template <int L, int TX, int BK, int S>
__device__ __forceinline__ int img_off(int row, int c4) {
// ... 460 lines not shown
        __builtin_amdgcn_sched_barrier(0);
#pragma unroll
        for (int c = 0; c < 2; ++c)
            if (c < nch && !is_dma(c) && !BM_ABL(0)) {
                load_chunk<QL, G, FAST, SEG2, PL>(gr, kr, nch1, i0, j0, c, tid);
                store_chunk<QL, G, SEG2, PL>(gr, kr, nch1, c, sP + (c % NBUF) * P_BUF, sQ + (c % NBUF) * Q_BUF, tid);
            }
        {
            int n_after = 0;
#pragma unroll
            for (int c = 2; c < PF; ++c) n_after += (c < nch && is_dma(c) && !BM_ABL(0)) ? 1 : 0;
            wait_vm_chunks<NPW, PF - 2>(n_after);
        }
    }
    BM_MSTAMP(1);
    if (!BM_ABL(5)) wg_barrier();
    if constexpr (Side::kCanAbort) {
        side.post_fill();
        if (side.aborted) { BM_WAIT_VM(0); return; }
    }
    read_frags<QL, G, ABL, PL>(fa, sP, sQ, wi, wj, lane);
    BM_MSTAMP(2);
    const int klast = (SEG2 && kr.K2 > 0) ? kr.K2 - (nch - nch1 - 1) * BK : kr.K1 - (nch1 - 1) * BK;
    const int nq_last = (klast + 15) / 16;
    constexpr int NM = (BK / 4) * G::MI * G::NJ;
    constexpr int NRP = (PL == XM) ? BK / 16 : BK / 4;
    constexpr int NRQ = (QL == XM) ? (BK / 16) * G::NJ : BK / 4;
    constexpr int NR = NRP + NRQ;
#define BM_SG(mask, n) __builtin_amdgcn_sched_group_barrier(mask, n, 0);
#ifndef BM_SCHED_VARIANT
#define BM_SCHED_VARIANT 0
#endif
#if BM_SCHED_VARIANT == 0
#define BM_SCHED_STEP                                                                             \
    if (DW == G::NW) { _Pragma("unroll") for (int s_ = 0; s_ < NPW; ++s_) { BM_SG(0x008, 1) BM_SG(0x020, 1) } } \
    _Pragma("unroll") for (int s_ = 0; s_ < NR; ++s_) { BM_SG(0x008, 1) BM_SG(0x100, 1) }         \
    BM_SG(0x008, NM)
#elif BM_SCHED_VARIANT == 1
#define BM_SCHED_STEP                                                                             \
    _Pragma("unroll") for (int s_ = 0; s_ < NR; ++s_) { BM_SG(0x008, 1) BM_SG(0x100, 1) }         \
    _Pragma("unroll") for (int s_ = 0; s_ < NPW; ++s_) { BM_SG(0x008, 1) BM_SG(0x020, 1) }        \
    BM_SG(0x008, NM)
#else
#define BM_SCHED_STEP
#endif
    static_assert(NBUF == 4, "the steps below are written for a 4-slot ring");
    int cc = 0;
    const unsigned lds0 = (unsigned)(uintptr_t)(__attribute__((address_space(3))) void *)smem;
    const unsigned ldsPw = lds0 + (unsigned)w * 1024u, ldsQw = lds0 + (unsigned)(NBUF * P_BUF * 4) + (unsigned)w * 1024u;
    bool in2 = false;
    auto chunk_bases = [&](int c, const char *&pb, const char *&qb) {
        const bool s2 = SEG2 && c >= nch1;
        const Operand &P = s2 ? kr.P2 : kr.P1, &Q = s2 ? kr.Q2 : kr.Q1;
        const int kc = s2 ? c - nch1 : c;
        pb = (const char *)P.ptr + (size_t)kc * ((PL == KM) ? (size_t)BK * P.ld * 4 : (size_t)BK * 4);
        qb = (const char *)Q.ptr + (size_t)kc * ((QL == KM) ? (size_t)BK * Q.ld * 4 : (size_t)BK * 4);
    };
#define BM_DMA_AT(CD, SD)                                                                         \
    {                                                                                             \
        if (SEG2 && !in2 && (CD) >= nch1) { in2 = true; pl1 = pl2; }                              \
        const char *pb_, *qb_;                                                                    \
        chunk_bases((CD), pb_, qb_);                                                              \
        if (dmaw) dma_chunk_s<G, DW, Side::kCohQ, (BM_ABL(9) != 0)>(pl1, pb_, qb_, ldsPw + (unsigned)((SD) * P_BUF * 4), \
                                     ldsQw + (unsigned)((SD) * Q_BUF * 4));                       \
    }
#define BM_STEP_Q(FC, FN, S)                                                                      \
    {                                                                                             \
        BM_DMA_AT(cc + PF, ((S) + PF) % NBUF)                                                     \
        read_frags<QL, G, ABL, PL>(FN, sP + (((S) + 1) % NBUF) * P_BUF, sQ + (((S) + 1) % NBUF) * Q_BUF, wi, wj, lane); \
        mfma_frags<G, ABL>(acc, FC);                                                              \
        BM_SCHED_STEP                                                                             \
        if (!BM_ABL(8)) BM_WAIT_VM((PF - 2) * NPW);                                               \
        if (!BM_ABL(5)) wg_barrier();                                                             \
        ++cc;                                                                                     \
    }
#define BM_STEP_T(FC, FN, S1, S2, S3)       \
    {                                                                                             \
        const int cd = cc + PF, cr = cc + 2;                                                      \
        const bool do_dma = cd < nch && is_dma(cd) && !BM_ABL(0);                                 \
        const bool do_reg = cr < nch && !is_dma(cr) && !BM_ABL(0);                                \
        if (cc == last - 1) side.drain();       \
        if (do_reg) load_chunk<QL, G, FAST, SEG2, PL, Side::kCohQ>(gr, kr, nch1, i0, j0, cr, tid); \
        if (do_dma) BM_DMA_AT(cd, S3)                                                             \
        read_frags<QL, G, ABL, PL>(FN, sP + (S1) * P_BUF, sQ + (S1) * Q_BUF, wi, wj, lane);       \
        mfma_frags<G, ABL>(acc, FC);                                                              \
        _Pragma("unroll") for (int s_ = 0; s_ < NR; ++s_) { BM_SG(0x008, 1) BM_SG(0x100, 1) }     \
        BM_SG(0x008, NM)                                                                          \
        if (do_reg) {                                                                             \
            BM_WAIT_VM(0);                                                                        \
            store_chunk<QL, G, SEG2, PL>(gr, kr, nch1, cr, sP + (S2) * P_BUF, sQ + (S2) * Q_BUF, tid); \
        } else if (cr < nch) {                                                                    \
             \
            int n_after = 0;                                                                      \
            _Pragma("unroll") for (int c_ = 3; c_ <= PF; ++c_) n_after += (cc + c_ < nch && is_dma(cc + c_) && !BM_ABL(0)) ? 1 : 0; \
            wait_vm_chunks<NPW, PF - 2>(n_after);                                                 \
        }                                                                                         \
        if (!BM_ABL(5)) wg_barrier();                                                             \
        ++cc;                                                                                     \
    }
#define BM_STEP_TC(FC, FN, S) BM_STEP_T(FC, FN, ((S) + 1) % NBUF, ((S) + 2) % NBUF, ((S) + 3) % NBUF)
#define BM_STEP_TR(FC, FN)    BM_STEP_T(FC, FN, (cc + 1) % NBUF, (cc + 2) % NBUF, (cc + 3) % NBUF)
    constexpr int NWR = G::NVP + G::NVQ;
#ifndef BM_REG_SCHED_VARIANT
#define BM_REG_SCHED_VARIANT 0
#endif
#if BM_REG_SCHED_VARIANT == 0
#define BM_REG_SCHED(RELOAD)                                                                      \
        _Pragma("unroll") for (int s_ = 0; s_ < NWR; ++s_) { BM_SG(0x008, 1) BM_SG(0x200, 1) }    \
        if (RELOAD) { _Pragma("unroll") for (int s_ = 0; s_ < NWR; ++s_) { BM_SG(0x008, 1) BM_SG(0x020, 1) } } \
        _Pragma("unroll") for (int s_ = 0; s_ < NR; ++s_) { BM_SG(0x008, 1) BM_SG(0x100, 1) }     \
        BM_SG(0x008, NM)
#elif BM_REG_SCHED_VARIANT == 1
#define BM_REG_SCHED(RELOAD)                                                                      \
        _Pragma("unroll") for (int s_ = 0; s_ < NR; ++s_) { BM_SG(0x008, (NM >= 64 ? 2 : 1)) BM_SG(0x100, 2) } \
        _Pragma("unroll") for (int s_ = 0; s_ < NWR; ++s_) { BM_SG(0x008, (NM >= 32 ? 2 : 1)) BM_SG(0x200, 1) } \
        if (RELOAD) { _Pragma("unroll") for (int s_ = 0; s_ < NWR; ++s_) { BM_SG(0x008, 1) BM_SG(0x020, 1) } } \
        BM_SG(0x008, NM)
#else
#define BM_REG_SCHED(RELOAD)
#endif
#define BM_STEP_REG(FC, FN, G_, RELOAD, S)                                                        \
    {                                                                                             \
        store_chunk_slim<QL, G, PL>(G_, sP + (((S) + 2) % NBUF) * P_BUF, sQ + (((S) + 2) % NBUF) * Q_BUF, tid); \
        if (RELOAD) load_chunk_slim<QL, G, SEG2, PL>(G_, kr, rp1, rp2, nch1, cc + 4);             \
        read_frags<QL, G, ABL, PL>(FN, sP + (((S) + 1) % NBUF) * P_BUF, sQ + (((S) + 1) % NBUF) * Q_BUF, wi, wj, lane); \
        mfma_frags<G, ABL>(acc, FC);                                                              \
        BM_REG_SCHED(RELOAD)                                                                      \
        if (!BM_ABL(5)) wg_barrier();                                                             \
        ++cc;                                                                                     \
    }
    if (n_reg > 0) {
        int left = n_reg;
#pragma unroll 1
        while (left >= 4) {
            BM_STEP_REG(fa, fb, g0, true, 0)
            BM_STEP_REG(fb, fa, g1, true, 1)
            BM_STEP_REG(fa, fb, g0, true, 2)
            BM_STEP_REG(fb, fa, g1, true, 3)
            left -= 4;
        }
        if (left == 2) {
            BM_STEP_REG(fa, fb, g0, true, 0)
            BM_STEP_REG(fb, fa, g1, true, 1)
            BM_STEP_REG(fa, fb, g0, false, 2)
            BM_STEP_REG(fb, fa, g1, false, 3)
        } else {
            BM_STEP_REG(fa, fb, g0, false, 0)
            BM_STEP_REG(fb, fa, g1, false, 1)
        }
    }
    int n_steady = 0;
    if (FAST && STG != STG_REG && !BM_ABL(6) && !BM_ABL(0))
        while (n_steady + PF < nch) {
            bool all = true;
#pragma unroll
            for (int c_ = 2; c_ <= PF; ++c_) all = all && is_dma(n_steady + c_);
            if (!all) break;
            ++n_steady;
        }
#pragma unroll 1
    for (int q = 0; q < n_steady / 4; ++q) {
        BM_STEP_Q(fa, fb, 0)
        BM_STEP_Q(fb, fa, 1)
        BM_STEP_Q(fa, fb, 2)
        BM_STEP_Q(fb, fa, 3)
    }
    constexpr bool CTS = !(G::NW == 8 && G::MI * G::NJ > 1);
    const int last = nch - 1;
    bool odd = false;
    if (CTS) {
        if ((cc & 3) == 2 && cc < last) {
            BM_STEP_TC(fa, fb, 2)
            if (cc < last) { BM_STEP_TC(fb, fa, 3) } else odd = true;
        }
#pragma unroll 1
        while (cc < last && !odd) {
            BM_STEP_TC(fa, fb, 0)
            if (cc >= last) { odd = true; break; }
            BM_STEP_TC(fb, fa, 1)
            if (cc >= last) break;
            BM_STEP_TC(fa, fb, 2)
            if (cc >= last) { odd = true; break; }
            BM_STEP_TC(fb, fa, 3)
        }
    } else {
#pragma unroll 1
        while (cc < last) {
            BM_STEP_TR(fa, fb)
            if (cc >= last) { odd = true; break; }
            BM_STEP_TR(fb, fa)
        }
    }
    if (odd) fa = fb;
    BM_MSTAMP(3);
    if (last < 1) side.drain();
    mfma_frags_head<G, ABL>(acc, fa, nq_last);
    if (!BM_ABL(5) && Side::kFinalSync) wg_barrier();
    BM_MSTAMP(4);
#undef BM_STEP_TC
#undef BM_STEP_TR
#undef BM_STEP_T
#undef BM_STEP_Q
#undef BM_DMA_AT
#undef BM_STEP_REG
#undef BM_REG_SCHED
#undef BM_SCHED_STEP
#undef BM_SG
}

★ ★ ★ ★ ★ ★ ★

EXERCISE:
How many lines of the material above contain the string "ifndef"? Answer with the number only.

TASK OUTPUT:
2